→ Items from a data source
using HgLayer = HmLayer;
struct HgHead {
    HeadDev dev;
    const uint8_t* w;
    HgLayer L[OWW_MAX_HEAD_LAYERS];
};
struct HgGroup {
    int head, n_in, n_tot;
    const uint8_t* w0;
    uint32_t w0_bytes;
    int stages; uint32_t stage_bytes;
    int cpr;
};
struct HeadsGrpArgs {
    HgHead head[16];
    HgGroup grp[8];
    const uint8_t* f16; int n_tiles, NS, slot_end;
    int steps;
    int n; float* out; int out_stride, combine_max, n_terms;
    long long* dbg;
};

__global__ void __launch_bounds__(kHgThreads, 1) heads_grp_kernel(const __grid_constant__ HeadsGrpArgs a) {
    extern __shared__ __align__(128) uint8_t smem[];
    const HgGroup& G = a.grp[blockIdx.y];
    const int tile = blockIdx.x, s0 = tile * kHgTile;
    const int S = G.stages;
    uint64_t* bars = reinterpret_cast<uint64_t*>(smem);
    uint8_t* ring = smem + kHgRing0;
    const int warp = __shfl_sync(0xffffffffu, (int)(threadIdx.x >> 5), 0);
    const int lane = threadIdx.x & 31;
    const uint32_t bar0 = smem_u32(bars);
    auto full = [&](int s) { return bar0 + 8u * s; };
    auto empty = [&](int s) { return bar0 + 8u * (kHgMaxStages + s); };
    const uint32_t acc_done = bar0 + 8u * (2 * kHgMaxStages);
    const uint32_t wn_full = acc_done + 8u;
    if (threadIdx.x == 0) {
        for (int s = 0; s < kHgMaxStages; ++s) { mbar_init(full(s), 1); mbar_init(empty(s), 8); }
        mbar_init(acc_done, 8);
        mbar_init(wn_full, 1);
        asm volatile("fence.mbarrier_init.release.cluster;" ::: "memory");
    }
    __syncthreads();
    const bool split = a.n_terms >= 3;
    const int cpr = G.cpr;
    const int n_in = G.n_in, n_tot = G.n_tot, n_terms = a.n_terms;
    const int n_it = n_in * 3 / cpr;
    const HgHead& HH = a.head[G.head];
    const uint32_t stage_bytes = G.stage_bytes, w0_bytes = G.w0_bytes;
    const uint32_t ring_u = smem_u32(ring);
    const uint32_t w_next = ring_u + 2 * kHmBufBytes;
    long long* dbg = (a.dbg && blockIdx.x == 0) ? a.dbg + 8 * blockIdx.y : nullptr;
    if (dbg && threadIdx.x == 0) dbg[0] = clock64();
    pdl_trigger();
    pdl_wait();

    if (warp == 8) {
        if (lane == 0) {
            const int NS = a.NS, n_tiles = a.n_tiles;
            int slot = (a.slot_end + (a.steps > 0 ? (int)blockIdx.z : 0) - n_in + 1) % NS;
            if (slot < 0) slot += NS;
            const uint8_t* f16 = a.f16 + (int64_t)tile * kHgTileBytes;
            const uint8_t* w0 = G.w0;
            const int64_t slot_pitch = (int64_t)n_tiles * kHgTileBytes;
            uint32_t stage = 0, par = 1, st = ring_u;
            const uint32_t a_off = (uint32_t)cpr * kHgABytes;
            const uint32_t a_bytes = split ? kHgABytes : kHgAPlane, w_bytes = split ? w0_bytes : w0_bytes / 2;
            for (int c = 0; c < n_in; ++c) {
                const uint8_t* arow = f16 + (int64_t)slot * slot_pitch;
                for (int q = 0; q < 3; q += cpr) {
                    mbar_wait(empty(stage), par);
                    mbar_expect_tx(full(stage), (uint32_t)cpr * (a_bytes + w_bytes));
                    for (int k = 0; k < cpr; ++k) {
                        bulk_g2s(st + k * kHgABytes, arow + (q + k) * kHgABytes, a_bytes, full(stage));
                        bulk_g2s(st + a_off + k * w0_bytes, w0 + (size_t)k * w0_bytes, w_bytes, full(stage));
                    }
                    w0 += (size_t)cpr * w0_bytes;
                    st += stage_bytes;
                    if (++stage == (uint32_t)S) { stage = 0; par ^= 1u; st = ring_u; }
                }
                if (++slot == NS) slot = 0;
            }
            if (dbg) dbg[1] = clock64();
            for (int l = 1; l < HH.dev.n_layers; ++l) {
                mbar_wait(acc_done, (uint32_t)((l - 1) & 1));
                const uint32_t wb = split ? HH.L[l].w_bytes : HH.L[l].w_bytes / 2;
                mbar_expect_tx(wn_full, wb);
                bulk_g2s(w_next, HH.w + HH.L[l].w_off, wb, wn_full);
            }
        }
    } else {
        const int wg = warp >> 2;
        float acc[64];
        const uint32_t w_plane = (uint32_t)n_tot * 64u;
        wg_dispatch_n(n_tot, [&](auto nc) { dispatch_int<3, 1>(cpr, [&](auto cc) { dispatch_int<3, 1>(n_terms, [&](auto tc) {
            constexpr int NN = decltype(nc)::value, CPR = decltype(cc)::value, PER_CHUNK = 2 * decltype(tc)::value;
            float d[NN / 2];
            uint32_t stage = 0, par = 0, st = ring_u;
            for (int it = 0; it < n_it; ++it) {
                hg_warp_wait(full(stage), par, lane);
                wg_fence();
#pragma unroll
                for (int s = 0; s < CPR * PER_CHUNK; ++s) {
                    const int k = s / PER_CHUNK, r = s - k * PER_CHUNK, t = r >> 1, ks = r & 1;
                    const uint32_t ab = st + (uint32_t)k * kHgABytes + (uint32_t)wg * kHmAPlane, wb = st + (uint32_t)cpr * kHgABytes + (uint32_t)k * w0_bytes;
                    const uint32_t au = ab + (t == 1 ? (uint32_t)kHgAPlane : 0u);
                    const uint32_t wu = wb + (t == 2 ? w_plane : 0u);
                    const uint64_t ad = make_desc(au + (uint32_t)(2 * ks) * (kHgTile * 16), kHgTile * 16, 128u);
                    const uint64_t bd = make_desc(wu + (uint32_t)(2 * ks) * (uint32_t)NN * 16u, (uint32_t)NN * 16u, 128u);
                    wg_mma<NN>(d, ad, bd, (it | s) != 0);
                }
                wg_commit();
                wg_wait_all();
                __syncwarp();
                if (lane == 0) mbar_arrive(empty(stage));
                st += stage_bytes;
                if (++stage == (uint32_t)S) { stage = 0; par ^= 1u; st = ring_u; }
            }
#pragma unroll
            for (int k = 0; k < NN / 2; ++k) acc[k] = d[k];
        }); }); });
        __syncwarp();
        if (lane == 0) mbar_arrive(acc_done);
        if (dbg && threadIdx.x == 0) dbg[2] = clock64();
        const int r = threadIdx.x & 127, sr = s0 + wg * kHmRows + r;
        float* o = nullptr;
        if (r < kHmRows && sr < a.n) {
            const int64_t orow = a.steps > 0 ? (int64_t)sr * a.steps + blockIdx.z : (int64_t)sr;
            o = a.out + orow * a.out_stride + HH.dev.col0;
        }
        named_bar_sync(3, 256);
        hm_layers(acc, n_tot, HH.dev, HH.L, n_terms, ring + wg * kHmBufBytes, w_next, wn_full, acc_done, 1 + wg, o,
                  a.combine_max);
        if (dbg && threadIdx.x == 0) dbg[4] = clock64();
    }
}

}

→ What to produce
Transcribe the lines from the first line of the records through the line that contains "auto empty = [&](int", both included, and add nothing else.

→ Exercise result
using HgLayer = HmLayer;
struct HgHead {
    HeadDev dev;
    const uint8_t* w;
    HgLayer L[OWW_MAX_HEAD_LAYERS];
};
struct HgGroup {
    int head, n_in, n_tot;
    const uint8_t* w0;
    uint32_t w0_bytes;
    int stages; uint32_t stage_bytes;
    int cpr;
};
struct HeadsGrpArgs {
    HgHead head[16];
    HgGroup grp[8];
    const uint8_t* f16; int n_tiles, NS, slot_end;
    int steps;
    int n; float* out; int out_stride, combine_max, n_terms;
    long long* dbg;
};

__global__ void __launch_bounds__(kHgThreads, 1) heads_grp_kernel(const __grid_constant__ HeadsGrpArgs a) {
    extern __shared__ __align__(128) uint8_t smem[];
    const HgGroup& G = a.grp[blockIdx.y];
    const int tile = blockIdx.x, s0 = tile * kHgTile;
    const int S = G.stages;
    uint64_t* bars = reinterpret_cast<uint64_t*>(smem);
    uint8_t* ring = smem + kHgRing0;
    const int warp = __shfl_sync(0xffffffffu, (int)(threadIdx.x >> 5), 0);
    const int lane = threadIdx.x & 31;
    const uint32_t bar0 = smem_u32(bars);
    auto full = [&](int s) { return bar0 + 8u * s; };
    auto empty = [&](int s) { return bar0 + 8u * (kHgMaxStages + s); };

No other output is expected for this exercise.